A tsunami of soft fruit is about to break. The gooseberries are first and so this weekend I’ll be crouched on a milking stool in the cool shade of the blackcurrant bushes picking ‘Hinnomaki Green’. As I pick, the blackcurrants brushing my shoulders will be a constant reminder that soon there will be consecutive weekends of picking. We have three varieties, each with different fruiting times to extend the season and the harvest. Last year around this time I found our dear friend Sophie (AKA Champion Picker) among the bushes at daybreak on a post heatwave misty morning, picking and breakfasting in tandem. A whole bush stripped before coffee time is par for the course for Sophie. This year it will be down to me, Dan and the lucky birds.
The gooseberry ‘Hinnomaki Red’ take a little longer to reach maturity than the green, which is a relief, since a Kilner jar full of the remainder of last year’s harvest has been judging me silently from a shelf in the pantry for a while now. We always reach this point in the year when the approaching harvest starts to throw a very different light on the frozen ends of last year’s crop in the freezer. A quick stock take this week revealed two half carrier bags full of gooseberries (green) and blackcurrants respectively, a huge Tupperware full of redcurrants and damsons. Just enough to stew for a week of breakfasts, unlike last year’s June’s freezer clearance which resulted in a memorably messy and sticky summer’s day making damson ketchup, damson chutney, damson shrub and damson fruit leather, again with Sophie, and other willing helpers.
Now that the kitchen garden is beginning to produce in earnest we are really missing our regular weekend housefuls to help harvest, prepare and cook food from the garden together, then share it at a large and usually raucous table late into the evening.
The absence of visitors in this unusual year has also meant that I have found far less reason to make puddings in recent months. When we do end a meal with something sweet it is invariably with some variety of stewed fruit and a spoonful of yogurt, sometimes cream. However, with that jar of red gooseberries on my conscience, a quick pass through the kitchen garden revealed that the whitecurrant and tayberry were dripping with jewel-like fruit, and a summer pudding of this and last summer’s fruits started to materialise. Sweetened with some elderflower cordial made last week and using up the end of a stale loaf of bread that was consigned to the freezer for breadcrumbs several weeks ago and is now taking up valuable space. Space that will very soon be filled by a new generation of soft fruit.

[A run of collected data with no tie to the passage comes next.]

template <bool kSmem>
__global__ void __launch_bounds__(512)
k_embed_presence_fused(const int64_t* __restrict__ row_ptr, const int32_t* __restrict__ col,
                       int64_t n_samples, const int32_t* __restrict__ level_nodes,
                       const int32_t* __restrict__ level_parent, const int32_t* __restrict__ level_ptr,
                       int32_t height, int32_t n_nodes, int32_t kp, const int32_t* __restrict__ order,
                       uint32_t* __restrict__ node_scratch, uint32_t* __restrict__ bitsT, int32_t w0,
                       uint32_t* __restrict__ bitsS, const PeerPtrs peers) {
  extern __shared__ __align__(16) uint32_t smem_words[];
  __shared__ int32_t lptr[128];
  const int w = blockIdx.x + w0;
  const int tid = threadIdx.x, lane = tid & 31, warp = tid >> 5;
  uint32_t* colw = kSmem ? smem_words : node_scratch + static_cast<int64_t>(blockIdx.x) * n_nodes;

  for (int32_t v = tid; v < n_nodes; v += 512) colw[v] = 0u;
  if (tid < 128 && tid <= height + 1) lptr[tid] = level_ptr[tid];
  __syncthreads();
  {
    int64_t rb[2], re[2];
#pragma unroll
    for (int u = 0; u < 2; ++u) {
      const int64_t s = static_cast<int64_t>(w) * 32 + warp + 16 * u;
      rb[u] = s < n_samples ? row_ptr[s] : 0;
      re[u] = s < n_samples ? row_ptr[s + 1] : 0;
    }
#pragma unroll
    for (int u = 0; u < 2; ++u) {
      const uint32_t bit = 1u << (warp + 16 * u);
      for (int64_t k = rb[u] + lane; k < re[u]; k += 256) {
        int32_t c[8];
#pragma unroll
        for (int x = 0; x < 8; ++x) c[x] = k + 32 * x < re[u] ? col[k + 32 * x] : -1;
#pragma unroll
        for (int x = 0; x < 8; ++x)
          if (c[x] >= 0) atomicOr(colw + c[x], bit);
      }
    }
  }
  __syncthreads();
  auto lp = [&](int32_t h) { return h < 128 ? lptr[h] : level_ptr[h]; };
  int32_t h = 0;
  for (; h < height; ++h) {
    const int32_t b = lp(h), e = lp(h + 1);
    if (e - b <= 512) break;
    for (int32_t idx = b + tid; idx < e; idx += 4096) {
      int32_t n[8], p[8];
#pragma unroll
      for (int u = 0; u < 8; ++u) {
        const int32_t k = idx + u * 512;
        n[u] = k < e ? level_nodes[k] : -1;
        p[u] = k < e ? level_parent[k] : 0;
      }
#pragma unroll
      for (int u = 0; u < 8; ++u)
        if (n[u] >= 0) {
          const uint32_t x = colw[n[u]];
          if (x) atomicOr(colw + p[u], x);
        }
    }
    __syncthreads();
  }
  for (; h < height; h += 8) {
    int32_t n[8], p[8];
#pragma unroll
    for (int u = 0; u < 8; ++u) {
      n[u] = -1; p[u] = 0;
      if (h + u < height) {
        const int32_t k = lp(h + u) + tid;
        if (k < lp(h + u + 1)) { n[u] = level_nodes[k]; p[u] = level_parent[k]; }
      }
    }
#pragma unroll
    for (int u = 0; u < 8; ++u) {
      if (h + u < height) {
        if (n[u] >= 0) {
          const uint32_t x = colw[n[u]];
          if (x) atomicOr(colw + p[u], x);
        }
        __syncthreads();
      }
    }
  }
  uint32_t* dst = bitsT + static_cast<int64_t>(w) * kp;
  if (peers.n > 0) {
    const int64_t at = static_cast<int64_t>(w) * kp;
#pragma unroll 4
    for (int32_t k = tid; k < kp; k += 512) {
      const int32_t v = order[k];
      const uint32_t x = v >= 0 ? colw[v] : 0u;
#pragma unroll
      for (int pr = 0; pr < 8; ++pr)
        if (pr < peers.n) peers.p[pr][at + k] = x;
    }
  } else {
#pragma unroll 8
    for (int32_t k = tid; k < kp; k += 512) {
      const int32_t v = order[k];
      dst[k] = v >= 0 ? colw[v] : 0u;
    }
  }
  if (bitsS != nullptr) {
    const int32_t words = kp >> 5;
    for (int32_t g = warp; g * 128 < kp; g += 16) {
      uint32_t wout[4];
#pragma unroll
      for (int u = 0; u < 4; ++u) {
        const int32_t v = order[g * 128 + u * 32 + lane];
        const uint32_t wv = v >= 0 ? colw[v] : 0u;
        uint32_t mine = 0;
// ... 318 lines not shown
    ++launches;
  }
  return launches;
}

int launch_presence_rowsum(const uint32_t* bits, int32_t n_nodes, int32_t nw, const double* lenq,
                           double* r, double* scratch, cudaStream_t s) {
  int chunks = pick_chunks(n_nodes);
  dim3 grid(nw, chunks);
  k_presence_rowsum<<<grid, 32, 0, s>>>(bits, n_nodes, nw, lenq, scratch);
  int64_t ld = static_cast<int64_t>(nw) * 32;
  k_reduce_partials<<<static_cast<unsigned>((ld + kThreads - 1) / kThreads), kThreads, 0, s>>>(
      scratch, chunks, ld, ld, r);
  return 2;
}

int launch_expand_operands(const uint32_t* bits, int32_t n_nodes, int32_t nw, int32_t kp, int64_t np,
                           const uint16_t* len_hi, const uint16_t* len_lo, uint16_t* P, uint16_t* Bh,
                           uint16_t* Bl, cudaStream_t s) {
  dim3 grid(kp / 64, static_cast<unsigned>((np + 255) / 256));
  k_expand_operands<<<grid, 256, 0, s>>>(bits, n_nodes, nw, kp, np, len_hi, len_lo, P, Bh, Bl);
  return 1;
}


void embed_setup() {
  cudaFuncSetAttribute(k_embed_presence_fused<true>, cudaFuncAttributeMaxDynamicSharedMemorySize, 200 * 1024);
}

int64_t presence_node_scratch_words(int32_t n_nodes, int32_t nw) {
  return static_cast<size_t>(n_nodes) * 4 <= 200 * 1024 ? 0 : static_cast<int64_t>(n_nodes) * nw;
}

int launch_embed_presence_fused(const DevTree& t, const int32_t* level_ptr_dev, const DevCsr& a,
                                int32_t nw, int32_t w0, int32_t w_count, int32_t kp, const int32_t* order,
                                uint32_t* node_scratch, uint32_t* bitsT, uint32_t* bitsS, const PeerPtrs& peers,
                                cudaStream_t s) {
  (void)nw;
  const size_t smem = (static_cast<size_t>(t.n_nodes) * 4 + 15) & ~size_t(15);
  if (smem <= 200 * 1024) {
    k_embed_presence_fused<true><<<w_count, 512, smem, s>>>(a.row_ptr, a.col, a.n_samples, t.level_nodes,
                                                            t.level_parent, level_ptr_dev, t.height, t.n_nodes, kp,
                                                            order, node_scratch, bitsT, w0, bitsS, peers);
  } else {
    k_embed_presence_fused<false><<<w_count, 512, 0, s>>>(a.row_ptr, a.col, a.n_samples, t.level_nodes,
                                                          t.level_parent, level_ptr_dev, t.height, t.n_nodes, kp,
                                                          order, node_scratch, bitsT, w0, bitsS, peers);
  }
  return 1;
}

int launch_presence_rowsum_t(const uint32_t* bitsT, int32_t n_nodes, int32_t nw, int32_t w0, int32_t w_count,
                             int32_t kp, const double* lenq, const uint32_t* qam, const int32_t* col_exp,
                             double* partial, double* r, int32_t e_min, long long* r_int, cudaStream_t s) {
  const int64_t np = static_cast<int64_t>(nw) * 32;
  const int chunks = pick_chunks(n_nodes);
  dim3 g(w_count, chunks);
  const int64_t s0 = static_cast<int64_t>(w0) * 32, ns = static_cast<int64_t>(w_count) * 32;
  if (qam) {
    const int32_t per = static_cast<int32_t>(round_up((kp + chunks - 1) / chunks, 128));
    if (r_int) cudaMemsetAsync(r_int + s0, 0, sizeof(long long) * ns, s);
    k_presence_rowsum_u8<<<g, 32, 0, s>>>(bitsT, kp, per, qam, col_exp, partial, np, w0, e_min, r_int);
    if (r_int) return 1;
  } else {
    const int32_t per = static_cast<int32_t>(round_up((kp + chunks - 1) / chunks, 8));
    k_presence_rowsum_t<<<g, 32, 0, s>>>(bitsT, kp, per, lenq, partial, np, w0);
  }
  k_reduce_partials<<<static_cast<unsigned>((ns + kThreads - 1) / kThreads), kThreads, 0, s>>>(partial + s0, chunks, np,
                                                                                              ns, r + s0);
  return 2;
}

750g mixed soft fruit – raspberry, blackcurrant, strawberry, gooseberry, bayberry, loganberry, redcurrant, whitecurrant
3 tablespoons elderflower cordial
3 tablespoons light honey or caster sugar
A couple of heads of elderflowers
7 slices 1cm thick of slightly stale good white bread
Put any fruit that needs cooking (blackcurrants and gooseberries) into a lidded pan on a very low heat with two tablespoons of water and the honey or sugar. Cook until they start to burst and release their juices. Remove the pan from the heat and add the rest of the fruit. Remove the elderflowers from their umbels by dragging the tines of a fork through them over the pan of stewed fruit. Stir, return the lid and leave to stand until cool.
Cut a circle from one slice of bread to fit the bottom of a 1 litre pudding basin. Cut all but two of the remaining slices of bread into triangles of the same height as the pudding basin and use to line the inside of the basin. Fill any gaps with smaller pieces of torn bread. Once the basin is lined pour all of the stewed fruit (reserving three tablespoons) into the cavity. Press down with the back of a metal spoon and smooth level. Cut the remaining slices of bread into as few pieces as possible to make a lid that fits on top of the stewed fruit.
Take a side plate the same diameter as the top of the basin and put it on top of the pudding. Then secure the plate well. I use extra strong elastic bands or well-tied string to exert pressure on the pudding, but you can weight the plate down with a heavy jar. Stand the pudding basin in dish to catch any juice and put in the fridge overnight or for a minimum of 4 hours. Put the reserved stewed fruit into a small pan with a couple of tablespoons of water and one of honey or sugar and bring to a simmer. Press through a sieve and reserve.
When ready to turn out slide a blunt knife between the pudding and the basin until it is loosened. Take a deep serving dish and invert it over the pudding basin. Holding the basin and plate tightly together with both hands invert the whole lot and shake gently but firmly. You should hear the pudding slip out of the basin and onto the plate with a satisfying slurp. Carefully lift off the basin. Pour over the reserved fruit sauce. Decorate with more fruit if you like and serve with cold pouring cream.